In Nicaragua v. the United States, the International Court of Justice found that the America actions in Nicaragua violated customary international law embodied in Article 2(4) of the United Nations Charter. Undoubtedly, the same logic would apply to similar actions in Syria– absent an authorization by the Security Council under Chapter VII of the United Nations Charter.
Nonetheless, for some time, several of us, including my friend and collaborator, Robert J. Beck, Michael Glennon, and Mark Weisburd, have argued that the rules embodied in the Charter framework no longer reflect existing international law. In 2003, for example, I wrote:
international law is created through the consent of states expressed through treaties and custom. Because both treaties and cus tom are equally the source of international law, if a conflict arises between the two, such a conflict is resolved by determining the rules to which states consent at the present time. This can be determined by ascertaining which rules currently possess two elements: authority and control. First, to have authority, the would-be rule must be perceived by states to be the law; in the traditional language of the law, the rule must have opinio juris. Second, the putative rule must be controlling of state behavior. It must be reflected in the actual practice of states.
When the UN Charter was adopted as a treaty in 1945, that was a clear indication that states perceived the norms embodied in that agreement to be law.

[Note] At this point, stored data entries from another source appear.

diff --git a/mlx-swift-audio_amd/csrc/attention.hip b/mlx-swift-audio_amd/csrc/attention.hip
--- a/mlx-swift-audio_amd/csrc/attention.hip
+++ b/mlx-swift-audio_amd/csrc/attention.hip
@@ -12,13 +12,27 @@
   return (r & ~12) | ((r & 4) << 1) | ((r & 8) >> 1);
 }
 
-template <typename T>
-__global__ __launch_bounds__(256, 2) void enc_attention_kernel(const uint16_t* __restrict__ qk, int64_t ld_qk,
-                                                               const uint16_t* __restrict__ vt, uint16_t* __restrict__ out,
-                                                               int64_t ld_out, int T_len, int Tpad, int H, float scale_log2) {
-  __shared__ __attribute__((aligned(16))) char lds[4 * TILE_BYTES];
+__device__ __forceinline__ void glds16(const void* g, void* l) {
+  __builtin_amdgcn_global_load_lds((const __attribute__((address_space(1))) void*)g,
+                                   (__attribute__((address_space(3))) void*)l, 16, 0, 0);
+}
+
+#define ATT_BAR()                                 \
+  do {                                            \
+    asm volatile("" ::: "memory");                \
+    __builtin_amdgcn_s_barrier();                 \
+    asm volatile("" ::: "memory");                \
+  } while (0)
+
+constexpr int SLOT_BYTES = 2 * TILE_BYTES;
+
+template <typename T, int NQ, bool DMA>
+__device__ __forceinline__ void enc_attention_body(char* lds, const uint16_t* __restrict__ qk, int64_t ld_qk,
+                                                   const uint16_t* __restrict__ vt, uint16_t* __restrict__ out, int64_t ld_out,
+                                                   int T_len, int Tpad, int H, float scale_log2) {
   const int tid = threadIdx.x, lane = tid & 63, wave = tid >> 6;
-  const int nqb = (T_len + 127) / 128;
+  constexpr int QWG = 128 * NQ;
+  const int nqb = (T_len + QWG - 1) / QWG;
   int lin = blockIdx.x;
   {
     const int nwg = gridDim.x, q = nwg / 8, r = nwg % 8, xcd = lin % 8;
@@ -27,25 +41,33 @@
   const int qb = lin % nqb, hb = lin / nqb;
   const int h = hb % H, b = hb / H;
   const int D = H * 64;
-  const int q0 = qb * 128 + wave * 32;
+  const int q0 = qb * QWG + wave * (32 * NQ);
   const int lq = lane & 31, lh = lane >> 5;
 
-  s16x8 qf[4];
-  {
-    int q = q0 + lq; q = q < T_len ? q : T_len - 1;
-    const uint16_t* qp = qk + ((int64_t)b * T_len + q) * ld_qk + h * 64 + 8 * lh;
-#pragma unroll
-    for (int ks = 0; ks < 4; ++ks) qf[ks] = *reinterpret_cast<const s16x8*>(qp + 16 * ks);
-  }
-
-  const int s_row = tid >> 3, s_chk = tid & 7;
+  s16x8 qf[NQ][4];
+  auto load_q = [&]() {
+#pragma unroll
+    for (int n = 0; n < NQ; ++n) {
+      int q = q0 + 32 * n + lq; q = q < T_len ? q : T_len - 1;
+      const uint16_t* qp = qk + ((int64_t)b * T_len + q) * ld_qk + h * 64 + 8 * lh;
+#pragma unroll
+      for (int ks = 0; ks < 4; ++ks) qf[n][ks] = *reinterpret_cast<const s16x8*>(qp + 16 * ks);
+    }
+  };
+  if (!DMA) load_q();
+
+  const int s_row = tid >> 3, s_pos = tid & 7;
+  const int s_chk = DMA ? (s_pos ^ ((s_row >> 1) & 7)) : s_pos;
   const uint16_t* kbase = qk + (int64_t)b * T_len * ld_qk + D + h * 64 + s_chk * 8;
   const uint16_t* vbase = vt + ((int64_t)b * H + h) * 64 * Tpad + s_chk * 8;
+  const int ntiles = (T_len + KV_TILE - 1) / KV_TILE;
+  const int nfull = T_len / KV_TILE;
+
   int s_dst[2];
 #pragma unroll
   for (int i = 0; i < 2; ++i) {
     const int row = s_row + 32 * i;
-    s_dst[i] = row * 128 + ((s_chk ^ ((row >> 1) & 7)) << 4);
+    s_dst[i] = row * 128 + ((s_pos ^ ((row >> 1) & 7)) << 4);
   }
   u32x4 rk[2], rv[2];
   auto load_regs = [&](int key0) {
@@ -58,7 +80,7 @@
     }
   };
   auto write_lds = [&](int buf) {
-    char* base = lds + buf * 2 * TILE_BYTES;
+    char* base = lds + buf * SLOT_BYTES;
 #pragma unroll
     for (int i = 0; i < 2; ++i) {
       *reinterpret_cast<u32x4*>(base + s_dst[i]) = rk[i];
@@ -66,116 +88,239 @@
     }
   };
 
-  f32x16 acc_o[2];
-#pragma unroll
-  for (int i = 0; i < 2; ++i)
-#pragma unroll
-    for (int r = 0; r < 16; ++r) acc_o[i][r] = 0.f;
-  float m_run = -INFINITY, l_run = 0.f;
+  const uint16_t* kp[2];
+  const uint16_t* vp[2];
+#pragma unroll
+  for (int i = 0; i < 2; ++i) {
+    kp[i] = kbase + (int64_t)(s_row + 32 * i) * ld_qk;
+    vp[i] = vbase + (int64_t)(s_row + 32 * i) * Tpad;
+  }
+  const int64_t k_step = (int64_t)KV_TILE * ld_qk;
+  int slot_issue = 0;
+  char* const lds_wave = lds + __builtin_amdgcn_readfirstlane(wave) * 1024;
+  auto issue_full = [&]() {
+    char* dst = lds_wave + slot_issue * SLOT_BYTES;
+#pragma unroll
+    for (int i = 0; i < 2; ++i) {
+      glds16(kp[i], dst + i * 4096);
+      glds16(vp[i], dst + TILE_BYTES + i * 4096);
+      kp[i] += k_step;
+      vp[i] += KV_TILE;
+    }
+    slot_issue = slot_issue == 2 ? 0 : slot_issue + 1;
+  };
+  auto issue = [&](int kt) {
+    if (kt < nfull) {
+      issue_full();
+    } else {
+      char* dst = lds_wave + slot_issue * SLOT_BYTES;
+#pragma unroll
+      for (int i = 0; i < 2; ++i) {
+        int key = kt * KV_TILE + s_row + 32 * i; key = key < T_len ? key : T_len - 1;
+        glds16(kbase + (int64_t)key * ld_qk, dst + i * 4096);
+        glds16(vp[i], dst + TILE_BYTES + i * 4096);
+      }
+      slot_issue = slot_issue == 2 ? 0 : slot_issue + 1;
+    }
+  };
+
+  f32x16 acc_o[NQ][2];
+  float m_run[NQ], l_run[NQ];
+#pragma unroll
+  for (int n = 0; n < NQ; ++n) {
+#pragma unroll
+    for (int i = 0; i < 2; ++i)
+#pragma unroll
+      for (int r = 0; r < 16; ++r) acc_o[n][i][r] = 0.f;
+    m_run[n] = -INFINITY; l_run[n] = 0.f;
+  }
 
   const int krow = swap23(lq);
-  const int ntiles = (T_len + KV_TILE - 1) / KV_TILE;
-  auto tile = [&](int kt, int cur, auto tail_tag) {
+  auto tile = [&](int kt, int cur, auto tail_tag, auto steady_tag) {
     constexpr bool TAIL = decltype(tail_tag)::value;
+    constexpr bool STEADY = decltype(steady_tag)::value;
     const int key0 = kt * KV_TILE;
-    if (kt + 1 < ntiles) load_regs(key0 + KV_TILE);
-    const char* sk = lds + cur * 2 * TILE_BYTES;
+    if (DMA) {
+      if (STEADY || kt + 1 < ntiles) asm volatile("s_waitcnt vmcnt(4) lgkmcnt(0)" ::: "memory");
+      else asm volatile("s_waitcnt vmcnt(0) lgkmcnt(0)" ::: "memory");
+      ATT_BAR();
+      if (STEADY) issue_full();
+      else if (kt + 2 < ntiles) issue(kt + 2);
+    } else {
+      if (kt + 1 < ntiles) load_regs(key0 + KV_TILE);
+    }
+    const char* sk = lds + cur * SLOT_BYTES;
     const char* sv = sk + TILE_BYTES;
 
-    f32x16 acc_s[2];
-#pragma unroll
-    for (int kb = 0; kb < 2; ++kb) {
-#pragma unroll
-      for (int r = 0; r < 16; ++r) acc_s[kb][r] = 0.f;
-      const int row = kb * 32 + krow;
-#pragma unroll
-      for (int ks = 0; ks < 4; ++ks) {
-        const s16x8 kf = *reinterpret_cast<const s16x8*>(sk + row * 128 + (((2 * ks + lh) ^ ((row >> 1) & 7)) << 4));
-        acc_s[kb] = T::mfma32(kf, qf[ks], acc_s[kb]);
-      }
-    }
-    float mloc = -INFINITY;
-#pragma unroll
-    for (int kb = 0; kb < 2; ++kb)
-#pragma unroll
-      for (int r = 0; r < 16; ++r) {
-        if (TAIL) {
-          const int i = (r & 3) + 8 * (r >> 2) + 4 * lh;
-          if (key0 + kb * 32 + swap23(i) >= T_len) acc_s[kb][r] = -INFINITY;
-        }
-        mloc = fmaxf(mloc, acc_s[kb][r]);
-      }
-    mloc = fmaxf(mloc, __shfl_xor(mloc, 32, 64));
-    constexpr float LAZY_LOG2 = 8.0f;
-    const bool grow = (mloc - m_run) * scale_log2 > LAZY_LOG2;
-    if (__builtin_amdgcn_ballot_w64(grow) != 0ull) {
-      const float m_new = grow ? mloc : m_run;
-      const float alpha = __builtin_amdgcn_exp2f((m_run - m_new) * scale_log2);
-      m_run = m_new;
-      l_run *= alpha;
+    f32x16 acc_s[NQ][2];
+    s16x8 kf[2][4], vf[2][4], pf[NQ][2][2];
+    auto read_k = [&]() {
+#pragma unroll
+      for (int kb = 0; kb < 2; ++kb) {
+        const int row = kb * 32 + krow;
+#pragma unroll
+        for (int ks = 0; ks < 4; ++ks)
+          kf[kb][ks] = *reinterpret_cast<const s16x8*>(sk + row * 128 + (((2 * ks + lh) ^ ((row >> 1) & 7)) << 4));
+      }
+    };
+    auto read_v = [&]() {
+#pragma unroll
+      for (int db = 0; db < 2; ++db) {
+        const int row = db * 32 + lq;
+#pragma unroll
+        for (int c = 0; c < 4; ++c) {
+          const int chk = 2 * c + lh;
+          vf[db][c] = *reinterpret_cast<const s16x8*>(sv + row * 128 + ((chk ^ ((row >> 1) & 7)) << 4));
+        }
+      }
+    };
+    auto s_mma = [&](int n, int kb) {
+#pragma unroll
+      for (int r = 0; r < 16; ++r) acc_s[n][kb][r] = 0.f;
+#pragma unroll
+      for (int ks = 0; ks < 4; ++ks) acc_s[n][kb] = T::mfma32(kf[kb][ks], qf[n][ks], acc_s[n][kb]);
+    };
+    auto soft_max = [&](int n) {
+      float mloc = -INFINITY;
+      int left = T_len - key0;
+      if (TAIL && NQ > 1) asm volatile("" : "+v"(left));
+#pragma unroll
+      for (int kb = 0; kb < 2; ++kb)
+#pragma unroll
+        for (int r = 0; r < 16; ++r) {
+          if (TAIL) {
+            const int i = (r & 3) + 8 * (r >> 2) + 4 * lh;
+            if (kb * 32 + swap23(i) >= left) acc_s[n][kb][r] = -INFINITY;
+          }
+          mloc = fmaxf(mloc, acc_s[n][kb][r]);
+        }
+      return fmaxf(mloc, __shfl_xor(mloc, 32, 64));
+    };
+    auto rescale = [&](int n, float mloc) {
+      constexpr float LAZY_LOG2 = 8.0f;
+      const bool grow = (mloc - m_run[n]) * scale_log2 > LAZY_LOG2;
+      if (__builtin_amdgcn_ballot_w64(grow) != 0ull) {
+        const float m_new = grow ? mloc : m_run[n];
+        const float alpha = __builtin_amdgcn_exp2f((m_run[n] - m_new) * scale_log2);
+        m_run[n] = m_new;
+        l_run[n] *= alpha;
+#pragma unroll
+        for (int db = 0; db < 2; ++db)
+#pragma unroll
+          for (int r = 0; r < 16; ++r) acc_o[n][db][r] *= alpha;
+      }
+    };
+    auto soft_exp = [&](int n) {
+      const float neg_mc = -m_run[n] * scale_log2;
+      float lsum = 0.f;
+#pragma unroll
+      for (int kb = 0; kb < 2; ++kb) {
+        float p[16];
+#pragma unroll
+        for (int r = 0; r < 16; ++r) {
+          p[r] = __builtin_amdgcn_exp2f(fmaf(acc_s[n][kb][r], scale_log2, neg_mc));
+          lsum += p[r];
+        }
+#pragma unroll
+        for (int s = 0; s < 2; ++s) {
+          u32x4 w;
+#pragma unroll
+          for (int j = 0; j < 4; ++j) w[j] = pack2<T>(p[8 * s + 2 * j], p[8 * s + 2 * j + 1]);
+          pf[n][kb][s] = __builtin_bit_cast(s16x8, w);
+        }
+      }
+      l_run[n] += lsum;
+    };
+    auto pv_mma = [&](int n, int db) {
+#pragma unroll
+      for (int kb = 0; kb < 2; ++kb)
+#pragma unroll
+        for (int s = 0; s < 2; ++s) acc_o[n][db] = T::mfma32(vf[db][kb * 2 + s], pf[n][kb][s], acc_o[n][db]);
+    };
+
+    read_k();
+    if (NQ == 1) {
+      s_mma(0, 0); s_mma(0, 1);
+      rescale(0, soft_max(0));
+      soft_exp(0);
+      read_v();
+      pv_mma(0, 0); pv_mma(0, 1);
+    } else {
+      constexpr int N1 = NQ - 1;
+      s_mma(0, 0); s_mma(0, 1);
+      s_mma(N1, 0);
+      const float m0 = soft_max(0);
+      rescale(0, m0);
+      s_mma(N1, 1);
+      soft_exp(0);
+      read_v();
+      pv_mma(0, 0);
+      const float m1 = soft_max(N1);
+      rescale(N1, m1);
+      pv_mma(0, 1);
+      soft_exp(N1);
+      pv_mma(N1, 0); pv_mma(N1, 1);
+    }
+    if (!DMA) {
+      if (kt + 1 < ntiles) write_lds(cur ^ 1);
+      __syncthreads();
+    }
+  };
+  if (DMA) {
+    issue(0);
+    if (ntiles > 1) issue(1);
+    load_q();
+#pragma unroll
+    for (int n = 0; n < NQ; ++n)
+#pragma unroll
+      for (int ks = 0; ks < 4; ++ks) asm volatile("" : "+v"(qf[n][ks]));
+    int cur = 0, kt = 0;
+    for (; kt + 2 < nfull; ++kt) { tile(kt, cur, std::false_type{}, std::true_type{}); cur = cur == 2 ? 0 : cur + 1; }
+    for (; kt < nfull; ++kt) { tile(kt, cur, std::false_type{}, std::false_type{}); cur = cur == 2 ? 0 : cur + 1; }
+    if (nfull < ntiles) tile(nfull, cur, std::true_type{}, std::false_type{});
+  } else {
+    load_regs(0);
+    write_lds(0);
+    __syncthreads();
+    int cur = 0;
+    for (int kt = 0; kt < nfull; ++kt) { tile(kt, cur, std::false_type{}, std::false_type{}); cur ^= 1; }
+    if (nfull < ntiles) tile(nfull, cur, std::true_type{}, std::false_type{});
+  }
+
+#pragma unroll
+  for (int n = 0; n < NQ; ++n) {
+    l_run[n] += __shfl_xor(l_run[n], 32, 64);
+    const float inv = 1.0f / l_run[n];
+    int q = q0 + 32 * n + lq;
+    if (NQ > 1) asm volatile("" : "+v"(q));
+    if (q < T_len) {
+      uint16_t* op = out + ((int64_t)b * T_len + q) * ld_out + h * 64 + 4 * lh;
 #pragma unroll
       for (int db = 0; db < 2; ++db)
 #pragma unroll
-        for (int r = 0; r < 16; ++r) acc_o[db][r] *= alpha;
-    }
-    const float neg_mc = -m_run * scale_log2;
-    float lsum = 0.f;
-    s16x8 pf[2][2];
-#pragma unroll
-    for (int kb = 0; kb < 2; ++kb) {
-      float p[16];
-#pragma unroll
-      for (int r = 0; r < 16; ++r) {
-        p[r] = __builtin_amdgcn_exp2f(fmaf(acc_s[kb][r], scale_log2, neg_mc));
-        lsum += p[r];
-      }
-#pragma unroll
-      for (int s = 0; s < 2; ++s) {
-        u32x4 w;
-#pragma unroll
-        for (int j = 0; j < 4; ++j) w[j] = pack2<T>(p[8 * s + 2 * j], p[8 * s + 2 * j + 1]);
-        pf[kb][s] = __builtin_bit_cast(s16x8, w);
-      }
-    }
-    l_run += lsum;
-
-#pragma unroll
-    for (int db = 0; db < 2; ++db) {
-      const int row = db * 32 + lq;
-#pragma unroll
-      for (int kb = 0; kb < 2; ++kb)
-#pragma unroll
-        for (int s = 0; s < 2; ++s) {
-          const int chk = kb * 4 + 2 * s + lh;
-          const s16x8 vf = *reinterpret_cast<const s16x8*>(sv + row * 128 + ((chk ^ ((row >> 1) & 7)) << 4));
-          acc_o[db] = T::mfma32(vf, pf[kb][s], acc_o[db]);
-        }
-    }
-    if (kt + 1 < ntiles) write_lds(cur ^ 1);
-    __syncthreads();
-  };
-  load_regs(0);
-  write_lds(0);
-  __syncthreads();
-  const int nfull = T_len / KV_TILE;
-  int cur = 0;
-  for (int kt = 0; kt < nfull; ++kt) { tile(kt, cur, std::false_type{}); cur ^= 1; }
-  if (nfull < ntiles) tile(nfull, cur, std::true_type{});
-
-  l_run += __shfl_xor(l_run, 32, 64);
-  const float inv = 1.0f / l_run;
-  const int q = q0 + lq;
-  if (q < T_len) {
-    uint16_t* op = out + ((int64_t)b * T_len + q) * ld_out + h * 64 + 4 * lh;
-#pragma unroll
-    for (int db = 0; db < 2; ++db)
-#pragma unroll
-      for (int g = 0; g < 4; ++g) {
-        const float o0 = acc_o[db][4 * g + 0] * inv, o1 = acc_o[db][4 * g + 1] * inv;
-        const float o2 = acc_o[db][4 * g + 2] * inv, o3 = acc_o[db][4 * g + 3] * inv;
-        *reinterpret_cast<u32x2*>(op + db * 32 + 8 * g) = (u32x2){pack2<T>(o0, o1), pack2<T>(o2, o3)};
-      }
-  }
+        for (int g = 0; g < 4; ++g) {
+          const float o0 = acc_o[n][db][4 * g + 0] * inv, o1 = acc_o[n][db][4 * g + 1] * inv;
+          const float o2 = acc_o[n][db][4 * g + 2] * inv, o3 = acc_o[n][db][4 * g + 3] * inv;
+          *reinterpret_cast<u32x2*>(op + db * 32 + 8 * g) = (u32x2){pack2<T>(o0, o1), pack2<T>(o2, o3)};
+        }
+    }
+  }
+}
+
+template <typename T, bool DMA>
+__global__ __launch_bounds__(256, 2) void enc_attention_kernel(const uint16_t* __restrict__ qk, int64_t ld_qk,
+                                                               const uint16_t* __restrict__ vt, uint16_t* __restrict__ out,
+                                                               int64_t ld_out, int T_len, int Tpad, int H, float scale_log2) {
+  __shared__ __attribute__((aligned(16))) char lds[(DMA ? 3 : 2) * SLOT_BYTES];
+  enc_attention_body<T, 1, DMA>(lds, qk, ld_qk, vt, out, ld_out, T_len, Tpad, H, scale_log2);
+}
+
+template <typename T>
+__global__ __launch_bounds__(256, 2) void enc_attn_q64_kernel(const uint16_t* __restrict__ qk, int64_t ld_qk,
+                                                              const uint16_t* __restrict__ vt, uint16_t* __restrict__ out,
+                                                              int64_t ld_out, int T_len, int Tpad, int H, float scale_log2) {
+  __shared__ __attribute__((aligned(16))) char lds[3 * SLOT_BYTES];
+  enc_attention_body<T, 2, true>(lds, qk, ld_qk, vt, out, ld_out, T_len, Tpad, H, scale_log2);
 }
 
 }
@@ -187,15 +332,31 @@
   return nullptr;
 }
 
+template <typename E>
+static void launch_variant(int variant, dim3 block, hipStream_t s, const uint16_t* qk, int64_t ld_qk, const uint16_t* vt, uint16_t* out,
+                           int64_t ld_out, int B, int T, int H, int Tpad, float scale_log2) {
+  const dim3 g128(((T + 127) / 128) * H * B), g256(((T + 255) / 256) * H * B);
+  switch (variant) {
+    case MIA_ATT_REG128: hipLaunchKernelGGL((enc_attention_kernel<E, false>), g128, block, 0, s, qk, ld_qk, vt, out, ld_out, T, Tpad, H, scale_log2); break;
+    case MIA_ATT_DMA128: hipLaunchKernelGGL((enc_attention_kernel<E, true>), g128, block, 0, s, qk, ld_qk, vt, out, ld_out, T, Tpad, H, scale_log2); break;
+    default: hipLaunchKernelGGL((enc_attn_q64_kernel<E>), g256, block, 0, s, qk, ld_qk, vt, out, ld_out, T, Tpad, H, scale_log2); break;
+  }
+}
+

In the more than 50 years that have transpired since the conclusion of the charter, however, the customary practice of states seems to be wildly at variance with the charter’s language. If the charter framework intended to prohibit the threat and use of force by states against the territorial integrity or political independence of states or in any other manner inconsistent with the purposes of the UN, such prohibition does not seem to be realized in practice. Almost since the moment that the charter was adopted, states have used force in circumstances that simply cannot be squared with the charter paradigm.
. . .
Given this historical record of violations, it seems very difficult to conclude that the charter framework is truly controlling of state practice, and if it is not controlling, it cannot be considered to reflect existing international law. As Professor Mark Weisburd has noted, “[S]tate practice simply does not support the proposition that the rule of the UN Charter can be said to be a rule of customary international law.” “So many states have used force with such regularity in so wide a variety of situations,” Professor Michael Glennon echoes, “that it can no longer be said that any customary norm of state practice constrains the use of force.” Although I would argue that there is customary prohibition on the use of force for pure territorial annexation, as witnessed by the international community’s reaction to the Iraqi invasion of Kuwait in 1990, such minimal prohibition is a far way from the broad language of the charter prohibition contained in Article 2(4). For all practical purposes, the UN Charter framework is dead. [footnotes omitted]
Under this understanding of the law relating to the use of force, Dr. Lagon’s suggestion that the United States support efforts to provide assistance to rebel groups in Syria would not violate international law.